We were standing there looking at IR 2.0. Man, that was fun.

I doubt we’ll dispute rotary phones are obsolete.  Sure, we’ve got ringtones that sound like them. But punching buttons is easier.

Speaking of easy, attending the NIRI 2020 Annual Conference is easier than a button. And it’s upon us.  We’ve spent a long time apart.  Socially distanced, I guess. While that continues at the AC, we can still be virtually together. I’ll be there.

Come join me!  It’s simple. Go here and register (you’d spend a lot more on hotel rooms – and we had sponsored your keys at the Miami Fontainebleau, by the way. Sigh. Ah well.) and instead of checking in to a room, check out the schedule.

Come see our Express Talk. See our two-minute video called, “What Do I Do With It?” See the 2021 IR Planning Calendar to help you navigate the minefield of derivatives expirations when you report results (don’t blow a limb off your story. So to speak.).

I just watched our Express Talk.  I look rough in the first clip – like I’ve been through a Pandemic. I’m cleaned up in the next, even wearing a tie. Then I’m settled in by clip three to share what matters about IR 2.0.

Come view them. Support our community.  After all, 2020 is going to end, despite indications at times this year that it never would. We’re almost there!

Back to IR 2.0.  Understand this: Our profession is a data enterprise now. Not a phone-dialer, meeting-setter.  There’s financial data (your story), ESG data (governance), Alt data (what the buyside is really tracking, like jobs, credit card transactions, port-of-entry satellite views).

And there’s Market Structure. This is the only measure that’ll tell you what sets price. If Activism threats exist. When Passive money rotates. If it’s about your story. How to run buybacks. What happens when you spin off a unit. The best time to issue stock. How deal arbs bet on outcomes (and if they think you’re about to do a deal). What drives shareholder value.

I’ll repeat that.  It’s the only measure that tells you what drives shareholder value. Headlines and financials don’t. Buyers and sellers of stock do.

Do you want to pick up the phone and call people?  Or do you want to advise the executive team and the board?

Okay. IR 2.0 is not for everyone. Some of us just belong in IR 1.0. Give me a desk and a phone and let me call people and convince myself that it matters.

Have at it.

But that’s yesterday. It’s an infinitesimal speck (like a virus) of today’s job. And even dialing should be guided by data, measured by data.

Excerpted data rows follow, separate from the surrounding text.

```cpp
int launch_msv_lane(bath_hip_ctx *ctx, const bath_hip_oprofile *om, SeqView v, const int32_t *d_todo, int64_t ntodo, float *d_sc, int32_t *d_status, const int *ntodo_dev) {
  static const bool off = [] { const char *e = std::getenv("BATH_HIP_MSV_WAVE"); return e && e[0] == '1'; }();
  if (off || om->G != 1 || om->NR > 76 || !om->d_msv) return BATH_ENORESULT;
  if (ntodo == 0) return BATH_OK;
  const size_t shmem = (size_t)kSsvRows * om->ssv_row_bytes;
  const int64_t waves = (ntodo + 63) / 64;
  const int grid = (int)std::max<int64_t>(1, std::min<int64_t>((waves + 3) / 4, (int64_t)ctx->prop.multiProcessorCount * 4));
  bool launched = false;
#define BATH_MSV_CASE(N)                                                                                                               \
  if (!launched && om->NR == N) {                                                                                                      \
    hipLaunchKernelGGL((msv_lane_kernel<N>), dim3(grid), dim3(256), shmem, ctx->stream, v, om->d_msv, om->ssv_row_bytes, om->lt.d_tjb,   \
                       MsvConsts{om->tbm_b, om->tec_b, om->base_b, om->bias_b, om->scale_b}, d_todo, ntodo, ntodo_dev, d_sc, d_status); \
    launched = true;                                                                                                                   \
  }
  BATH_MSV_CASE(16) BATH_MSV_CASE(20) BATH_MSV_CASE(24) BATH_MSV_CASE(28) BATH_MSV_CASE(32) BATH_MSV_CASE(36) BATH_MSV_CASE(40) BATH_MSV_CASE(44)
  BATH_MSV_CASE(48) BATH_MSV_CASE(52) BATH_MSV_CASE(56) BATH_MSV_CASE(60) BATH_MSV_CASE(64) BATH_MSV_CASE(68) BATH_MSV_CASE(72) BATH_MSV_CASE(76)
#undef BATH_MSV_CASE
  if (!launched) return BATH_ENORESULT;
  BATH_HIP_TRY(ctx, hipGetLastError());
  return BATH_OK;
}

}
```

### bath_amd/csrc/bath_pipeline.hip

```cpp
#include <algorithm>
#include <cmath>
#include <cstring>
#include <cstdlib>
#include <map>
#include <thread>

#include "bath_common.hpp"
#include "bath_kernels.hpp"
#include "bath_launch.hpp"
#include "host_model.hpp"

using namespace bath;

namespace bath {

static const double kLog2 = 0.69314718055994529;

enum { FLAG_VIT_RUN = 1, FLAG_HAS_WIN = 2 };

struct Counters {
  int cand_count, todo_msv, todo_vit, todo_ssvb, todo_vit2, todo_fwd, win_count, overflow;
  int todo_lb, pad_;
  unsigned long long n_orfs, orf_res;
  unsigned long long n_past_msv, n_past_bias, n_past_vit, n_past_fwd;
// ... 77 lines not shown
        const int startj = (int32_t)(rec.aa_off - (2 * dna.off[w] + 96 * w + (int64_t)sf * orf_stream_pitch(dna.len[w])));
        const int C = dna.context[w], start_s = sf % 3 + 3 * startj + 1;
        if (sf < 3 ? (start_s + 3 * L - 1 < C) : (dna.len[w] - start_s + 1 < C)) r = (unsigned long long)L;
      }
      if (__ballot(r != 0)) { for (int d = 32; d >= 1; d >>= 1) r += __shfl_xor(r, d, 64); if (lane == 0) atomicAdd(&ctr->res_seen, r); }
    }
    if (live && grank == 0 && v >= (int)emit_thresh[min(L, thresh_max)]) {
      const int sf = (int)((unsigned)rec.len_sf >> 28);
      const int64_t w = rec.w;
      const int64_t stream = 2 * dna.off[w] + 96 * w + (int64_t)sf * orf_stream_pitch(dna.len[w]);
      const int startj = (int32_t)(rec.aa_off - stream);
      bool seen = false;
      if (dna.context) {
        const int C = dna.context[w], start_s = sf % 3 + 3 * startj + 1;
        seen = sf < 3 ? (start_s + 3 * L - 1 < C) : (dna.len[w] - start_s + 1 < C);
      }
      const int slot = seen ? cand_cap + 1 : atomicAdd(&ctr->cand_count, 1);
      if (seen) {
      } else if (slot < cand_cap) {
        cand.window[slot] = w; cand.sf[slot] = sf; cand.startj[slot] = startj; cand.len[slot] = L;
        cand.v[slot] = (int16_t)min(v, 32767); cand.off[slot] = rec.aa_off;
      } else atomicOr(&ctr->overflow, 1);
    }
  }
}

__device__ __forceinline__ double d_gumbel_surv(double x, double mu, double lambda) {
  const double ey = -exp(-lambda * (x - mu));
  if (fabs(ey) < 5e-9) return -ey;
  return 1.0 - exp(ey);
}
__device__ __forceinline__ double d_exp_surv(double x, double mu, double lambda) { return (x < mu) ? 1.0 : exp(-lambda * (x - mu)); }

__global__ void classify_kernel(Cand cand, int cand_cap, Counters *__restrict__ ctr, const uint8_t *__restrict__ tjb_tab, MsvConsts mc,
                                int32_t *__restrict__ todo_msv) {
  const int ncand = min(ctr->cand_count, cand_cap);
  for (int c = blockIdx.x * blockDim.x + threadIdx.x; c < ncand; c += gridDim.x * blockDim.x) {
    float sc = 0.f;
    const int st = ssv_classify(cand.v[c], tjb_tab[cand.len[c]], mc, &sc);
    cand.usc[c] = sc; cand.msv_status[c] = st; cand.stage[c] = 0; cand.flags[c] = 0;
    cand.vfsc[c] = -INFINITY; cand.fwdsc[c] = -INFINITY; cand.vit_status[c] = 0; cand.filtersc[c] = 0.f; cand.P[c] = 1.0;
    cand.kminmax[2 * c] = 1 << 30; cand.kminmax[2 * c + 1] = 0;
    if (st == BATH_ENORESULT) todo_msv[atomicAdd(&ctr->todo_msv, 1)] = c;
  }
}

__global__ void f1_bias_kernel(Cand cand, int cand_cap, Counters *__restrict__ ctr, Params p, const uint8_t *__restrict__ pool, int M,
                               const float *__restrict__ eo, const float *__restrict__ nullsc_tab, const float *__restrict__ p1_tab,
                               const float *__restrict__ lt1_tab, const float *__restrict__ lt2_tab,
                               int32_t *__restrict__ todo_vit, int32_t *__restrict__ todo_ssvb) {
  __shared__ float s_eo[kKp * 2];
  for (int i = threadIdx.x; i < kKp * 2; i += blockDim.x) s_eo[i] = eo[i];
  __syncthreads();
  const int ncand = min(ctr->cand_count, cand_cap);
  for (int c = blockIdx.x * blockDim.x + threadIdx.x; c < ncand; c += gridDim.x * blockDim.x) {
    const int L = cand.len[c];
    const float usc = cand.usc[c];
    const float nullsc = nullsc_tab[L];
    cand.nullsc[c] = nullsc;
    float seqsc = (float)((double)(usc - nullsc) / kLog2);
    double P = d_gumbel_surv(seqsc, p.evparam[0], p.evparam[1]);
    cand.P[c] = P;
    if (P > p.F1) continue;
    atomicAdd(&ctr->n_past_msv, 1ull); atomicAdd(&ctr->pos_past_msv, (unsigned long long)L * 3ull);
    cand.stage[c] = 1;
    float filtersc = nullsc;
    if (p.do_bias) {
      filtersc = bias_forward(pool + cand.off[c], L, M, s_eo, p1_tab[L]);
      filtersc = (filtersc + lt1_tab[L]) + lt2_tab[L];
      seqsc = (float)((double)(usc - filtersc) / kLog2);
      P = d_gumbel_surv(seqsc, p.evparam[0], p.evparam[1]);
      cand.P[c] = P; cand.filtersc[c] = filtersc;
      if (P > p.F1) continue;
    }
    cand.filtersc[c] = filtersc;
    atomicAdd(&ctr->n_past_bias, 1ull); atomicAdd(&ctr->pos_past_bias, (unsigned long long)L * 3ull);
    cand.stage[c] = 2;
    if (P > p.F2) { cand.flags[c] |= FLAG_VIT_RUN; todo_vit[atomicAdd(&ctr->todo_vit, 1)] = c; atomicAdd(&ctr->res_vit, (unsigned long long)L); }
    else todo_ssvb[atomicAdd(&ctr->todo_ssvb, 1)] = c;
  }
}
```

It’s almost 2021. I know the mullet is trying to make a comeback. I know I listen to 80s music.  But that’s no reason to do the IR job like it’s 1984.  Don’t do that. It’s not a good look.

Come see ModernIR and the rest of the vendor community (there are 22 others with us in the virtual exhibit hall) at this year’s disruptive event, the NIRI Annual Conference. See you there.

And let’s start 2021 with good hair and good data.

Sun and Goggles

Mayday!

That’s the word quarterback Peyton Manning should’ve used Sunday, instead of Omaha! But we congratulate Coach Pete Carroll, a gentleman, and his bruisers from the Puget Sound.

Speaking of bruising, earnings season and macro factors collided like particles in an accelerator as January slopped into February. With just 58% of our client base reporting thus far, it could be premature to deconstruct it. But I know the question burns in IR minds: Can we understand what’s going on?

People sequenced the human genome. We can measure variance in light as finite as a flashlight blinking…on the moon. We can create money from nothing. Surely we can map market behaviors.

I was skiing in Steamboat last week during a whiteout. It was though I was floating. I had no clear sense of where the slope was until I carved, and I could not gauge my speed until I turned. Powder is forgiving so I wasn’t worried.

But this is how the market seems many times, right? It’s amorphous. There’s no definition to movement. No clarity.

The next day in Steamboat, the sun shone brightly and with goggles suited to light, fresh powder took on the rich and textured characteristics of a Wayne Thiebaud painting. Slopes were luxuriant and vivid.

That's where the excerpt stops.